Calculate the flux of $G(x,y,z)=x(1-z)\hat{k}$ through the cube with the vertices $(0, 0, 0), (0, 0, 1), (0, 1, 0), (0, 1, 1), (1, 0, 0), (1, 0, 1), (1, 1, 0), (1, 1, 1)$ with an outward pointing normal vector.
I don't really have an idea what to do, so far I just calculated the normal vector, $\hat{N}=\frac{\nabla G}{|\nabla G|}$=$\frac{(0,0,-x)}{x}=(0,0,-1)$.
So $\int\int_s F \bullet dS$=$\int\int_D(F_1 \frac{\partial(y,z)}{\partial(u,v)}+F_2 \frac{\partial(x,z)}{\partial(u,v)}+F_3 \frac{\partial(y,x)}{\partial(u,v)}) du dv$
Break the integral up in to six separate integrals over the 6 faces of the cube, where the faces are indicated for convenience by $x=0$ etc. on the integral signs.
$$\int \int_{x=0} \mathbf{G}.\mathbf{(-i)}dS + \int \int_{x=1} \mathbf{G}.\mathbf{i}\,dS + \int \int_{y=0} \mathbf{G}.\mathbf{(-j)}dS +\int \int_{y=1} \mathbf{G}.\mathbf{j}\,dS $$ $$+\int \int_{z=0} \mathbf{G}.\mathbf{(-k)}dS + \int \int_{z=1} \mathbf{G}.\mathbf{k}\,dS$$
The dot products pick out the components of $\mathbf{G}$ and it is only the $z$ component which is non-zero so the first 4 integrals are zero.

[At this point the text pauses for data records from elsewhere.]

__global__ __launch_bounds__(256) void k_slots_from_u(int nslab, size_t NUS, size_t NP, int nslots, const double * __restrict__ xu, double * __restrict__ part,
	const int * __restrict__ slot_ucol)
{
	const int q = blockIdx.x * 256 + threadIdx.x;
	if (q >= nslots) return;
	const int uu = slot_ucol[q];
	for (int s = blockIdx.y; s < nslab; s += gridDim.y) part[(size_t)s * NP + q] = xu[(size_t)s * NUS + uu];
}

void tmxuk_slots_from_u(tmx_engine * e, const double * xu) {
	const UniqueLayout & u = e->u;
	if (u.nslots == 0) return;
	hipLaunchKernelGGL(k_slots_from_u, dim3((u.nslots + 255) / 256, std::min(e->nslab, 64)), dim3(256), 0, e->stream, e->nslab, (size_t)u.NUS, (size_t)u.NP, u.nslots, xu,
		u.d_part, (const int *)u.d_slot_ucol);
}

template <int vc>
__device__ __forceinline__ void dss_u_body(int L, size_t NUS, size_t NP, double * __restrict__ xu, const double * __restrict__ part,
	const double * __restrict__ ghost, const int * __restrict__ gbase, const int * __restrict__ gstride, int ngroups, const int * __restrict__ gsrc,
	const int * __restrict__ gdst, const int * __restrict__ gn, const int * __restrict__ gx, const int * __restrict__ gtype, const double * __restrict__ xmat, int g, int kk)
{
	if (vc > 0 && kk >= L) return;
	const int n = gn[g];
	const int4 c4 = *(const int4 *)(gsrc + g * 4), d4 = *(const int4 *)(gdst + g * 4);
	const int c[4] = { c4.x, c4.y, c4.z, c4.w }, d[4] = { d4.x, d4.y, d4.z, d4.w };
	const int xi = gx[g], gt = gtype[g];
	const double * ptr[4]; size_t str[4];
#pragma unroll
	for (int m = 0; m < 4; m++) {
		if (m >= n) { ptr[m] = part; str[m] = 0; }
		else if (c[m] < (int)NP) { ptr[m] = part + c[m]; str[m] = NP; }
		else { ptr[m] = ghost + gbase[c[m] - (int)NP]; str[m] = (size_t)gstride[c[m] - (int)NP]; }
	}
	const bool lev = (kk < L);
	int slabs[5];
	slabs[0] = TMX_SLAB_W(L, kk);
	slabs[1] = lev ? TMX_SLAB_T(L, kk) : slabs[0]; slabs[2] = lev ? TMX_SLAB_R(L, kk) : slabs[0];
	slabs[3] = lev ? TMX_SLAB_U(L, kk) : slabs[0]; slabs[4] = lev ? TMX_SLAB_V(L, kk) : slabs[0];
	auto mine = [&](int t) { return vc == 3 ? t >= 3 : t == vc; };
	double v[5][4];
#pragma unroll
	for (int t = 0; t < 5; t++)
#pragma unroll
		for (int m = 0; m < 4; m++) v[t][m] = (m < n && (t == 0 || lev) && mine(t)) ? ptr[m][(size_t)slabs[t] * str[m]] : 0.0;
	const bool same = (gt == 0) && (n != 3);
	const int t0 = gt & 3, t1 = (gt >> 2) & 3, t2 = (gt >> 4) & 3, t3 = (gt >> 6) & 3;
#define DSS_SCALAR(W0, W1, W2, W3, O0, O1, O2, O3) do { \
		if (same) { const double a_ = dss_combine<0>(W0, W1, W2, W3, n, 0); O0 = a_; O1 = a_; O2 = a_; O3 = a_; } \
		else { O0 = dss_combine<0>(W0, W1, W2, W3, n, t0); O1 = dss_combine<1>(W0, W1, W2, W3, n, t1); \
		       O2 = dss_combine<2>(W0, W1, W2, W3, n, t2); O3 = dss_combine<3>(W0, W1, W2, W3, n, t3); } } while (0)
	double out[5][4];
#pragma unroll
	for (int t = 0; t < 3; t++) if (mine(t)) DSS_SCALAR(v[t][0], v[t][1], v[t][2], v[t][3], out[t][0], out[t][1], out[t][2], out[t][3]);
	if (!mine(3)) { }
	else if (xi < 0) {
		DSS_SCALAR(v[3][0], v[3][1], v[3][2], v[3][3], out[3][0], out[3][1], out[3][2], out[3][3]);
		DSS_SCALAR(v[4][0], v[4][1], v[4][2], v[4][3], out[4][0], out[4][1], out[4][2], out[4][3]);
	} else {
		const double * Mx = xmat + (size_t)xi * 64;
// ... 1 lines not shown
			A_ = T_[0] * v[3][Q_] + T_[1] * v[4][Q_]; B_ = T_[2] * v[3][Q_] + T_[3] * v[4][Q_]; } } while (0)
#define DSS_VEC(M_, TY_) do { double a0, a1, a2, a3, b0, b1, b2, b3; \
			DSS_ROT(M_, 0, a0, b0); DSS_ROT(M_, 1, a1, b1); DSS_ROT(M_, 2, a2, b2); DSS_ROT(M_, 3, a3, b3); \
			out[3][M_] = dss_combine<M_>(a0, a1, a2, a3, n, TY_); out[4][M_] = dss_combine<M_>(b0, b1, b2, b3, n, TY_); } while (0)
		DSS_VEC(0, t0); DSS_VEC(1, t1); DSS_VEC(2, t2); DSS_VEC(3, t3);
#undef DSS_VEC
#undef DSS_ROT
	}
#pragma unroll
	for (int t = 0; t < 5; t++)
#pragma unroll
		for (int m = 0; m < 4; m++)
			if (d[m] >= 0 && (t == 0 || lev) && mine(t)) xu[(size_t)slabs[t] * NUS + d[m]] = out[t][m];
#undef DSS_SCALAR
}
__global__ __launch_bounds__(256, 8) void k_dss_u(int L, int nt, size_t NUS, size_t NP, double * __restrict__ xu, const double * __restrict__ part,
	const double * __restrict__ ghost, const int * __restrict__ gbase, const int * __restrict__ gstride, int ngroups, const int * __restrict__ gsrc,
	const int * __restrict__ gdst, const int * __restrict__ gn, const int * __restrict__ gx, const int * __restrict__ gtype, const double * __restrict__ xmat, int g0)
{
	int bx, by;
	(void)nt;
	if (!xcd_tile((ngroups - g0 + 63) / 64, L + 1, bx, by)) return;
	const int kk = by, vc = WAVE_UNIFORM(threadIdx.y);
	const int g = g0 + bx * 64 + threadIdx.x;
	if (g >= ngroups || kk > L) return;
#define DSS_GO(VC_) dss_u_body<VC_>(L, NUS, NP, xu, part, ghost, gbase, gstride, ngroups, gsrc, gdst, gn, gx, gtype, xmat, g, kk)
	if (vc == 0) DSS_GO(0); else if (vc == 1) DSS_GO(1); else if (vc == 2) DSS_GO(2); else DSS_GO(3);
#undef DSS_GO
}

Of the remaining 2 integrals, $$\int \int_{z=1} \mathbf{G}.\mathbf{k}\,dS$$ is zero because $z=1$ on that face. That leaves one double integral to perform on the $z=0$ face where $\mathbf{G}=x\mathbf{k}$ and $dS=dx\,dy$
$$\int \int_{z=0}(x\mathbf{k}).(-\mathbf{k})\,dS = \int_{x=0}^{x=1} \int_{y=0}^{y=1} (-x) \,dx\,dy$$
Also note that the Divergence Theorem could be considered as an alternative approach to solving this.